— Exercise details —
Print every line exactly as it appears in the material below.

— Source records —
Content starts

template <int W, bool CANON, int MODE, bool ASCII, bool SK>
__global__ void __launch_bounds__(256, (W == 2 && SK) ? 8 : 1)
fast_lookup_kernel(const dict_view d, const void* __restrict__ queries, const uint64_t n, const bool check_rc,
                   const result_view out, uint8_t* __restrict__ member, const pass_queues q,
                   const uint8_t* __restrict__ lane_valid ) {
    constexpr uint32_t TILE_WORDS = ASCII ? 64 * (W == 1 ? 31 : 63) + 24 : 0;
    constexpr uint32_t STAGE_WORDS = SK ? 256 * 16 : 0;
    __shared__ uint4 lds[(TILE_WORDS > STAGE_WORDS ? TILE_WORDS : STAGE_WORDS) / 4 + 1];
    const uint64_t i = uint64_t(blockIdx.x) * blockDim.x + threadIdx.x;
    const bool active = i < n && (!lane_valid || (lane_valid[i] & 1));
    kmer_w<W> x = kmer_zero<W>();
    if constexpr (ASCII) {
        uint32_t* tile = reinterpret_cast<uint32_t*>(lds);
        const uint64_t first = uint64_t(blockIdx.x) * blockDim.x;
        const uint32_t count = uint32_t(n - first < blockDim.x ? n - first : blockDim.x);
        const uint32_t bytes = count * d.k;
        const char* src = static_cast<const char*>(queries) + first * d.k;
        if ((reinterpret_cast<uintptr_t>(src) & 15) == 0) {
            for (uint32_t c = threadIdx.x; c * 16 < bytes; c += blockDim.x) {
                if (c * 16 + 16 <= bytes) {
                    reinterpret_cast<uint4*>(tile)[c] = sk_load_piece(src + 16 * c);
                } else {
                    for (uint32_t b = c * 16; b < bytes; ++b) reinterpret_cast<char*>(tile)[b] = src[b];
                }
            }
        } else {
            for (uint32_t b = threadIdx.x; b < bytes; b += blockDim.x) reinterpret_cast<char*>(tile)[b] = src[b];
        }
        __syncthreads();
        if (active) {
            const uint32_t start = threadIdx.x * d.k, w0 = start >> 2, sh = start & 3;
            uint32_t acc[2 * W];
#pragma unroll
            for (int t = 0; t < 2 * W; ++t) {
                acc[t] = 0;
                if (16u * uint32_t(t) < d.k) {
                    uint32_t prev = tile[w0 + 4 * t];
#pragma unroll
                    for (int j = 0; j < 4; ++j) {
                        const uint32_t next = tile[w0 + 4 * t + j + 1];
                        const uint32_t four = __builtin_amdgcn_alignbyte(next, prev, sh);
                        prev = next;
                        const uint32_t c = (((four >> 1) & 0x03030303u) * 0x01041040u) >> 24;
                        acc[t] |= c << (8 * j);
                    }
                }
            }
            x.w[0] = uint64_t(acc[0]) | (uint64_t(acc[1]) << 32);
            if constexpr (W == 2) x.w[1] = uint64_t(acc[2]) | (uint64_t(acc[3]) << 32);
            x = kmer_take_chars<W>(x, d.k);
        }
        if constexpr (SK) __syncthreads();
    } else {
        if (active) x = load_query<W, false>(queries, i, d.k);
    }
    fast_t r;
    const uint32_t shard = blockIdx.x & (DEFER_SHARDS - 1);
    if constexpr (SK) {
        if constexpr (W == 1)
            r = sk_lookup_in_wave<W>(d, x, active, CANON || check_rc, (!CANON && check_rc) ? int8_t(-1) : int8_t(1), lds + (threadIdx.x >> 6) * (64 * 4));
        else
            r = sk_first_pass_wave<W>(d, x, active, CANON || check_rc, (!CANON && check_rc) ? int8_t(-1) : int8_t(1),
                                      lds + (threadIdx.x >> 6) * (64 * 4));
        bool resume = active && r.outcome == FAST_CONTINUE;
        const uint32_t place = wave_queue_place(resume, q.resume_counts + shard);
        if (resume) {
            if (place < q.resume_capacity) {
                const uint64_t at = uint64_t(shard) * q.resume_capacity + place;
                q.resume_index[at] = uint32_t(i) | uint32_t(r.kmer_offset);
                for (int j = 0; j < W; ++j) q.resume_kmers[at * W + j] = x.w[j];
            } else {
                r.outcome = FAST_DEFER;
            }
        }
        if (!active) return;
    } else {
        bool by_pairs = false;
        if constexpr (W == 1 && !CANON) by_pairs = (d.num_bases >> 37) == 0;
        if (by_pairs) {
            if constexpr (W == 1 && !CANON) r = fast_lookup_pairs(d, x, active, check_rc);
        } else {
            r = active ? fast_lookup_one<W, CANON>(d, x, check_rc) : fast_unsettled(false);
        }
        const bool scan = active && r.outcome == FAST_SCAN;
        const uint32_t place = wave_queue_place(scan, q.resume_counts + shard);
        if (scan) {
            if (place < q.resume_capacity) {
                const uint64_t at = uint64_t(shard) * q.resume_capacity + place;
                q.resume_index[at] = uint32_t(i);
                q.resume_meta[at] = r.kmer_offset;
                for (int j = 0; j < W; ++j) q.resume_kmers[at * W + j] = x.w[j];
            } else {
                r.outcome = FAST_DEFER;
            }
        }
        if (!active) return;
    }
    if constexpr (MODE == int(out_mode::member)) {
        __builtin_nontemporal_store(uint8_t(r.outcome == FAST_HIT ? 1 : 0), member + i);
    } else {
        hit_t h;
        h.kmer_offset = r.kmer_offset;
        h.string_id = r.string_id;
        h.orientation = r.orientation;
        h.found = r.outcome == FAST_HIT;
        h.minimizer_found = true;
        store_result<MODE == int(out_mode::full)>(d, out, i, h);
    }
    if (r.outcome == FAST_DEFER) q.defer_index[uint64_t(shard) * q.defer_capacity + atomicAdd(q.defer_counts + shard, 1u)] = uint32_t(i);
    else if (MODE == int(out_mode::full) && SK && q.flag_misses && r.outcome == FAST_MISS)
        q.defer_index[uint64_t(shard) * q.defer_capacity + atomicAdd(q.defer_counts + shard, 1u)] = uint32_t(i) | DEFER_FLAG_ONLY;
}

Content ends

— Answer section —
template <int W, bool CANON, int MODE, bool ASCII, bool SK>
__global__ void __launch_bounds__(256, (W == 2 && SK) ? 8 : 1)
fast_lookup_kernel(const dict_view d, const void* __restrict__ queries, const uint64_t n, const bool check_rc,
                   const result_view out, uint8_t* __restrict__ member, const pass_queues q,
                   const uint8_t* __restrict__ lane_valid ) {
    constexpr uint32_t TILE_WORDS = ASCII ? 64 * (W == 1 ? 31 : 63) + 24 : 0;
    constexpr uint32_t STAGE_WORDS = SK ? 256 * 16 : 0;
    __shared__ uint4 lds[(TILE_WORDS > STAGE_WORDS ? TILE_WORDS : STAGE_WORDS) / 4 + 1];
    const uint64_t i = uint64_t(blockIdx.x) * blockDim.x + threadIdx.x;
    const bool active = i < n && (!lane_valid || (lane_valid[i] & 1));
    kmer_w<W> x = kmer_zero<W>();
    if constexpr (ASCII) {
        uint32_t* tile = reinterpret_cast<uint32_t*>(lds);
        const uint64_t first = uint64_t(blockIdx.x) * blockDim.x;
        const uint32_t count = uint32_t(n - first < blockDim.x ? n - first : blockDim.x);
        const uint32_t bytes = count * d.k;
        const char* src = static_cast<const char*>(queries) + first * d.k;
        if ((reinterpret_cast<uintptr_t>(src) & 15) == 0) {
            for (uint32_t c = threadIdx.x; c * 16 < bytes; c += blockDim.x) {
                if (c * 16 + 16 <= bytes) {
                    reinterpret_cast<uint4*>(tile)[c] = sk_load_piece(src + 16 * c);
                } else {
                    for (uint32_t b = c * 16; b < bytes; ++b) reinterpret_cast<char*>(tile)[b] = src[b];
                }
            }
        } else {
            for (uint32_t b = threadIdx.x; b < bytes; b += blockDim.x) reinterpret_cast<char*>(tile)[b] = src[b];
        }
        __syncthreads();
        if (active) {
            const uint32_t start = threadIdx.x * d.k, w0 = start >> 2, sh = start & 3;
            uint32_t acc[2 * W];
#pragma unroll
            for (int t = 0; t < 2 * W; ++t) {
                acc[t] = 0;
                if (16u * uint32_t(t) < d.k) {
                    uint32_t prev = tile[w0 + 4 * t];
#pragma unroll
                    for (int j = 0; j < 4; ++j) {
                        const uint32_t next = tile[w0 + 4 * t + j + 1];
                        const uint32_t four = __builtin_amdgcn_alignbyte(next, prev, sh);
                        prev = next;
                        const uint32_t c = (((four >> 1) & 0x03030303u) * 0x01041040u) >> 24;
                        acc[t] |= c << (8 * j);
                    }
                }
            }
            x.w[0] = uint64_t(acc[0]) | (uint64_t(acc[1]) << 32);
            if constexpr (W == 2) x.w[1] = uint64_t(acc[2]) | (uint64_t(acc[3]) << 32);
            x = kmer_take_chars<W>(x, d.k);
        }
        if constexpr (SK) __syncthreads();
    } else {
        if (active) x = load_query<W, false>(queries, i, d.k);
    }
    fast_t r;
    const uint32_t shard = blockIdx.x & (DEFER_SHARDS - 1);
    if constexpr (SK) {
        if constexpr (W == 1)
            r = sk_lookup_in_wave<W>(d, x, active, CANON || check_rc, (!CANON && check_rc) ? int8_t(-1) : int8_t(1), lds + (threadIdx.x >> 6) * (64 * 4));
        else
            r = sk_first_pass_wave<W>(d, x, active, CANON || check_rc, (!CANON && check_rc) ? int8_t(-1) : int8_t(1),
                                      lds + (threadIdx.x >> 6) * (64 * 4));
        bool resume = active && r.outcome == FAST_CONTINUE;
        const uint32_t place = wave_queue_place(resume, q.resume_counts + shard);
        if (resume) {
            if (place < q.resume_capacity) {
                const uint64_t at = uint64_t(shard) * q.resume_capacity + place;
                q.resume_index[at] = uint32_t(i) | uint32_t(r.kmer_offset);
                for (int j = 0; j < W; ++j) q.resume_kmers[at * W + j] = x.w[j];
            } else {
                r.outcome = FAST_DEFER;
            }
        }
        if (!active) return;
    } else {
        bool by_pairs = false;
        if constexpr (W == 1 && !CANON) by_pairs = (d.num_bases >> 37) == 0;
        if (by_pairs) {
            if constexpr (W == 1 && !CANON) r = fast_lookup_pairs(d, x, active, check_rc);
        } else {
            r = active ? fast_lookup_one<W, CANON>(d, x, check_rc) : fast_unsettled(false);
        }
        const bool scan = active && r.outcome == FAST_SCAN;
        const uint32_t place = wave_queue_place(scan, q.resume_counts + shard);
        if (scan) {
            if (place < q.resume_capacity) {
                const uint64_t at = uint64_t(shard) * q.resume_capacity + place;
                q.resume_index[at] = uint32_t(i);
                q.resume_meta[at] = r.kmer_offset;
                for (int j = 0; j < W; ++j) q.resume_kmers[at * W + j] = x.w[j];
            } else {
                r.outcome = FAST_DEFER;
            }
        }
        if (!active) return;
    }
    if constexpr (MODE == int(out_mode::member)) {
        __builtin_nontemporal_store(uint8_t(r.outcome == FAST_HIT ? 1 : 0), member + i);
    } else {
        hit_t h;
        h.kmer_offset = r.kmer_offset;
        h.string_id = r.string_id;
        h.orientation = r.orientation;
        h.found = r.outcome == FAST_HIT;
        h.minimizer_found = true;
        store_result<MODE == int(out_mode::full)>(d, out, i, h);
    }
    if (r.outcome == FAST_DEFER) q.defer_index[uint64_t(shard) * q.defer_capacity + atomicAdd(q.defer_counts + shard, 1u)] = uint32_t(i);
    else if (MODE == int(out_mode::full) && SK && q.flag_misses && r.outcome == FAST_MISS)
        q.defer_index[uint64_t(shard) * q.defer_capacity + atomicAdd(q.defer_counts + shard, 1u)] = uint32_t(i) | DEFER_FLAG_ONLY;
}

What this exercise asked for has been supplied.